The snake game I created has the following rules:

- There is only one apple at the board at a given time
- The snake cannot go through walls
- The world size is 15x15 tiles
    
I wanted to try two different approaches:

- Supervised learning (using labeled data)
- Deep reinforcement learning (using no data)
    
For the **supervised learning** implementation, I wanted to make sure that the network (snake) sees (close to) the same thing as humans see when we play a game of snake (no "cheating" with simplified features). Therefore, the feature vector is a binary matrix of values, or rather three matrices:

- One matrix M1 [15x15] which contains the head of the snake (this means that ||M1|| = 1)
- One matrix M2 [15x15] which contais info about the body of the snake
- One matrix M2 [15x15] which contains the apple
    
This network is trained using labeled data which is created by letting a human play the game and training the neural network on the labeled data.

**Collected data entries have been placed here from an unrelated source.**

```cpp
int pp_launch_amax(const float* x, int n, size_t elems, unsigned* amax, hipStream_t stream) {
    if (n <= 0 || elems == 0) return PP_OK;
    if (elems % 4 != 0) {
        pp_set_error("amax: %zu floats per sample (a multiple of 4 is required)", elems);
        return PP_ERR_ARG;
    }
    const size_t quads = elems / 4;
    const unsigned per = (unsigned)std::min<size_t>(std::max<size_t>((quads + 1023) / 1024, 1), std::max<size_t>(2048 / (size_t)n, 1));
    hipLaunchKernelGGL(amax_kernel, dim3(per * (unsigned)n), dim3(256), 0, stream, (const float4*)x, quads, per, amax);
    hipError_t e = hipGetLastError();
    if (e != hipSuccess) {
        pp_set_error("amax launch failed: %s", hipGetErrorString(e));
        return PP_ERR_HIP;
    }
    return PP_OK;
}

#ifdef PP_SPLIT_TIMELINE
// ... 362 lines not shown
```

posepipeline_amd/csrc/pp_internal.h:

```cpp
#pragma once
#include <hip/hip_runtime.h>
#include <cstdarg>
#include <cstdio>
#include <cstring>
#include <string>
#include <vector>
#include <mutex>

#include "posepipe_hip.h"

void pp_set_error(const char* fmt, ...);

#define PP_HIP_CHECK(expr)                                                              \
    do {                                                                                \
        hipError_t _e = (expr);                                                         \
        if (_e != hipSuccess) {                                                         \
            pp_set_error("%s failed: %s (%s:%d)", #expr, hipGetErrorString(_e), __FILE__, \
                         __LINE__);                                                     \
            return PP_ERR_HIP;                                                          \
        }                                                                               \
    } while (0)

#define PP_REQUIRE(cond, ...)            \
    do {                                 \
// ... 60 lines not shown
    ~PpStages() { next(nullptr); }
};

struct ConvArgs {
    const float* x;
    const float* w;
    const float* bias;
    const float* res1;
    const float* res2;
    float* y;
    int N, Hin, Win, Cin, Hout, Wout, Cout, CoutPad;
    int KH, KW, stride, pad_h, pad_w, dil_h, dil_w;
    int K, Kpad, M, HWout;
    unsigned div_hw_m, div_hw_s1, div_hw_s2, div_w_m, div_w_s1, div_w_s2;
    unsigned div_c_m, div_c_s1, div_c_s2, div_kw_m, div_kw_s1, div_kw_s2;
    int xcd_remap;
    unsigned x_bytes;
    int relu, up_log2, out_nchw;
    int res1_shift, res1_off_w, res1_H, res1_W;
    int y_stride, y_coff;
    const uint2* tap_table;
    int x_pad, y_pad, r1_pad, r2_pad;
    int no_bounds;
    const void* wsplit;
    int numerics;
    int split_f16;
    const unsigned* x_amax;
    unsigned* y_amax;
};
bool pp_conv_split_eligible(const ConvArgs& a);
size_t pp_conv_split_bytes(const ConvArgs& a);
int pp_conv_split_weights(const ConvArgs& a, void* out, hipStream_t stream);
int pp_launch_conv_split(const ConvArgs& a, hipStream_t stream);
bool pp_conv_tracks_amax(const ConvArgs& a, bool split);
bool pp_conv_split_enabled();
bool pp_conv_split_f16_default();
int pp_conv_prepare(const ConvArgs& a);
int pp_conv_out_dim(int in, int k, int stride, int pad, int dil);
int pp_launch_conv(const ConvArgs& a, hipStream_t stream);
int pp_launch_conv_p3(const ConvArgs& a, int ct, int pt, hipStream_t stream, bool fake_addresses = false);

struct PoolArgs {
    const float* x;
    float* y;
    int N, Hin, Win, C, Hout, Wout, KH, KW, stride, pad_h, pad_w;
    int x_stride, x_coff, y_stride, y_coff;
};
int pp_launch_maxpool(const PoolArgs& a, hipStream_t stream);
int pp_launch_avgpool(const float* x, float* y, int n, int hin, int win, int c, int kh, int kw, int stride, hipStream_t stream);

struct GemmArgs {
    const void* A;
    const void* B;
    const float* bias;
    const float* res;
    void* C;
    int M, N, K;
    int act;
    int out_bf16;
    int res_mod;
    int group_m;
    int qkv_tokens, qkv_hd;
};
int pp_launch_gemm_bf16(const GemmArgs& a, hipStream_t stream);
int pp_gemm_bf16_prepare();
struct pp_deconv_bf16;
// ... 41 lines not shown
```

Measured before the change: 616.3.

## Fuse consecutive 48-channel 3x3 split-f16 convs of basic residual blocks into one kernel

```diff
diff --git a/posepipeline_amd/csrc/api_core.hip b/posepipeline_amd/csrc/api_core.hip
--- a/posepipeline_amd/csrc/api_core.hip
+++ b/posepipeline_amd/csrc/api_core.hip
@@ -8,6 +8,7 @@
 
 #include <atomic>
 extern std::atomic<int> g_decode_generic, g_split_gemm_epi;
+static std::atomic<int> g_fuse_basic{-1};
 
 static thread_local std::string g_last_error;
 
@@ -70,8 +71,9 @@
     PP_REQUIRE(name && value >= -1 && value <= 1, "pp_debug_knob: name and a value in {-1, 0, 1}");
     if (!strcmp(name, "decode_generic")) g_decode_generic.store(value, std::memory_order_relaxed);
     else if (!strcmp(name, "split_gemm_epilogue")) g_split_gemm_epi.store(value, std::memory_order_relaxed);
+    else if (!strcmp(name, "fuse_basic")) g_fuse_basic.store(value, std::memory_order_relaxed);
     else {
-        pp_set_error("pp_debug_knob: unknown knob '%s' (decode_generic, split_gemm_epilogue)", name);
+        pp_set_error("pp_debug_knob: unknown knob '%s' (decode_generic, split_gemm_epilogue, fuse_basic)", name);
         return PP_ERR_ARG;
     }
     return PP_OK;
@@ -281,6 +283,7 @@
     std::vector<hipEvent_t> join_ev;
     std::vector<pp_vit_encoder*> vits;
     std::vector<pp_deconv_bf16*> deconvs;
+    std::vector<int> pair_next;
 
     float* buf_ptr(int b) const { return arena + buf_off[b]; }
     unsigned* amax_slot(int slot) const { return slot >= 0 ? amax + (size_t)slot * max_batch : nullptr; }
@@ -391,6 +394,32 @@
         if (rc != PP_OK) return rc;
     }
     return PP_OK;
+}
+
+static void net_plan_pairs(pp_net* net) {
+    const int n = (int)net->ops.size();
+    net->pair_next.assign(n, -1);
+    static const int env = [] { const char* e = getenv("POSEPIPE_FUSE_BASIC"); return e ? atoi(e) : 1; }();
+    const int knob = g_fuse_basic.load(std::memory_order_relaxed);
+    if (!(knob >= 0 ? knob : env) || !net->split_f16) return;
+    bool any = false;
+    for (int i = 0; i + 1 < n; ++i) {
+        const pp_op &o1 = net->ops[i], &o2 = net->ops[i + 1];
+        if (o1.type != PP_OP_CONV || o2.type != PP_OP_CONV || net->wsplit_off[i] < 0 || net->wsplit_off[i + 1] < 0) continue;
+        if (net->bufs[o1.out].pad < 1 || o2.in != o1.out || o1.in == o1.out || net->op_post_slot[i] >= 0) continue;
+        if (i > 0 && net->pair_next[i - 1] >= 0) continue;
+        bool only = o2.res1 != o1.out && o2.res2 != o1.out && o2.out != o1.out && o2.out != o1.in;
+        for (int k = i + 2; k < n && only; ++k) {
+            const pp_op& o = net->ops[k];
+            for (int b : {o.in, o.res1, o.res2, o.in2, o.in3})
+                if (b == o1.out) only = false;
+            if (o.out == o1.out) break;
+        }
+        if (!only || !pp_conv_split_pair_eligible(net_conv_args(net, o1, 1), net_conv_args(net, o2, 1))) continue;
+        net->pair_next[i] = i + 1;
+        any = true;
+    }
+    if (!any) net->pair_next.clear();
 }
 
 static void net_plan_lanes(pp_net* net, int n_lanes) {
@@ -567,8 +596,15 @@
 
 static int net_launch_op_body(pp_net* net, const pp_op& op, int batch, hipStream_t s);
 
-static int net_launch_op(pp_net* net, const pp_op& op, int batch, hipStream_t s) {
-    const size_t idx = &op - net->ops.data();
+static int net_launch_op(pp_net* net, const pp_op& op, int batch, hipStream_t s, int first, int last) {
+    const int idx = (int)(&op - net->ops.data());
+    if (!net->pair_next.empty()) {
+        const int j = net->pair_next[idx];
+        if (j >= 0 && j < last) return PP_OK;
+        const int i = idx - 1;
+        if (i >= first && net->pair_next[i] == idx)
+            return pp_launch_conv_split_pair(net_conv_args(net, net->ops[i], batch), net_conv_args(net, op, batch), s);
+    }
     int rc = net_launch_op_body(net, op, batch, s);
     if (rc == PP_OK && net->amax && net->op_post_slot[idx] >= 0)
         rc = pp_launch_amax(net->buf_ptr(op.out), batch, net->buf_elems[op.out], net->amax_slot(net->op_post_slot[idx]), s);
@@ -729,6 +765,7 @@
                 int rc = pp_conv_split_weights(a, net->wsplit + net->wsplit_off[i], ctx->stream);
                 if (rc != PP_OK) return rc;
             }
+            net_plan_pairs(net.get());
         }
     }
     PP_HIP_CHECK(hipStreamSynchronize(ctx->stream));
@@ -841,7 +878,7 @@
     }
     if (net->lanes.empty() || !net->use_lanes || last_op - first_op < 8) {
         for (int i = first_op; i < last_op; ++i) {
-            int rc = net_launch_op(net, net->ops[i], batch, main);
+            int rc = net_launch_op(net, net->ops[i], batch, main, first_op, last_op);
             if (rc != PP_OK) return rc;
         }
         return PP_OK;
@@ -852,7 +889,7 @@
         hipStream_t s = net->lanes[net->op_lane[i]];
         for (int d : net->op_waits[i])
             if (d >= first_op) PP_HIP_CHECK(hipStreamWaitEvent(s, net->op_done[d], 0));
-        int rc = net_launch_op(net, net->ops[i], batch, s);
+        int rc = net_launch_op(net, net->ops[i], batch, s, first_op, last_op);
         if (rc != PP_OK) return rc;
         if (net->op_needs_event[i]) PP_HIP_CHECK(hipEventRecord(net->op_done[i], s));
     }
@@ -909,7 +946,7 @@
     hipGraph_t graph = nullptr;
     PP_HIP_CHECK(hipStreamBeginCapture(s, hipStreamCaptureModeThreadLocal));
     int rc = net_reset_amax(net, 0, (int)net->ops.size(), batch, s);
-    for (size_t i = 0; i < net->ops.size() && rc == PP_OK; ++i) rc = net_launch_op(net, net->ops[i], batch, s);
+    for (size_t i = 0; i < net->ops.size() && rc == PP_OK; ++i) rc = net_launch_op(net, net->ops[i], batch, s, 0, (int)net->ops.size());
     hipError_t e = hipStreamEndCapture(s, &graph);
     if (rc != PP_OK) {
         if (graph) (void)hipGraphDestroy(graph);
@@ -951,7 +988,7 @@
     int rc = net_reset_amax(net, 0, (int)n, batch, s);
     PP_HIP_CHECK(hipEventRecord(ev[0], s));
     for (size_t i = 0; i < n && rc == PP_OK; ++i) {
-        rc = net_launch_op(net, net->ops[i], batch, s);
+        rc = net_launch_op(net, net->ops[i], batch, s, 0, (int)n);
         if (rc == PP_OK && hipEventRecord(ev[i + 1], s) != hipSuccess) rc = PP_ERR_HIP;
     }
     if (rc == PP_OK && hipStreamSynchronize(s) != hipSuccess) rc = PP_ERR_HIP;
diff --git a/posepipeline_amd/csrc/conv_split.hip b/posepipeline_amd/csrc/conv_split.hip
--- a/posepipeline_amd/csrc/conv_split.hip
+++ b/posepipeline_amd/csrc/conv_split.hip
@@ -1119,6 +1119,276 @@
     PP_TL_FLUSH();
 }
 
+struct PairArgs {
+    const float* x;
+    const uint4* w1;
+    const uint4* w2;
+    const float* wscale1;
+    const float* wscale2;
+    const float* b1;
+    const float* b2;
+    float* y;
+    const unsigned* x_amax;
+    unsigned* y_amax;
+    int H, W, xp_h, xp_w, y_pad;
+    int tiles_x, tiles_y;
+    unsigned x_bytes;
+    unsigned dv_tx[2], dv_ty[2];
+};
+
+constexpr int pair_pad8(int n) { return n + ((12 - n % 8) % 8); }
+
+template <int TW>
+__global__ __launch_bounds__(256, 2) void conv_split48_pair_kernel(PairArgs a) {
+    constexpr int NT = 256, NPAIR = 5, CB = 3, NCH = 3, SB1 = 6, SB2 = 4, WPL = 2, NST = NCH * NPAIR;
+    constexpr int TH = 256 / TW, XW = TW + 4, NPx = (TH + 4) * XW, NPxp = pair_pad8(NPx), MW = TW + 2, NM = (TH + 2) * MW, NMp = pair_pad8(NM);
+    constexpr int NSLOT = (NPx + NT / 4 - 1) / (NT / 4);
+    static_assert(NM <= 4 * SB1 * 16 && NSLOT <= 7, "tile too large for the register budget");
+    extern __shared__ __attribute__((aligned(16))) unsigned char smem[];
+    const int tid = threadIdx.x;
+    const int lane = tid & 63;
+    const int wave = tid >> 6;
+    const unsigned L = blockIdx.x;
+    const unsigned Lq = pp_udiv(L, a.dv_tx);
+    const int tx = (int)(L - Lq * (unsigned)a.tiles_x);
+    const int n = (int)pp_udiv(Lq, a.dv_ty);
+    const int ty = (int)(Lq - (unsigned)n * (unsigned)a.tiles_y);
+    const int x0 = tx * TW, y0 = ty * TH;
+    constexpr int xplane = 2 * NPxp * 16, xbuf = 2 * xplane;
+    constexpr int mplane = 2 * NMp * 16, mchunk = 2 * mplane;
+    unsigned goff[NSLOT];
+#pragma unroll
+    for (int j = 0; j < NSLOT; ++j) {
+        const int p = (tid >> 2) + (NT / 4) * j;
+        const int pr = p / XW, pc = p - pr * XW;
+        const int iy = y0 - 2 + pr, ix = x0 - 2 + pc;
+        goff[j] = 0xffffffffu;
+        if (p < NPx && (unsigned)iy < (unsigned)a.H && (unsigned)ix < (unsigned)a.W)
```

The other implementation uses **deep reinforcement learning**, which means that the snake learns to play the game by itself, simply by receiving a reward when it performs well and a punishment when it performs poorly. The snake using deep reinforcement learning sees the world in a simplified way: It can see in 4 directions, and can detect if there is an apple, wall or snake-cell next to it in any of these directions.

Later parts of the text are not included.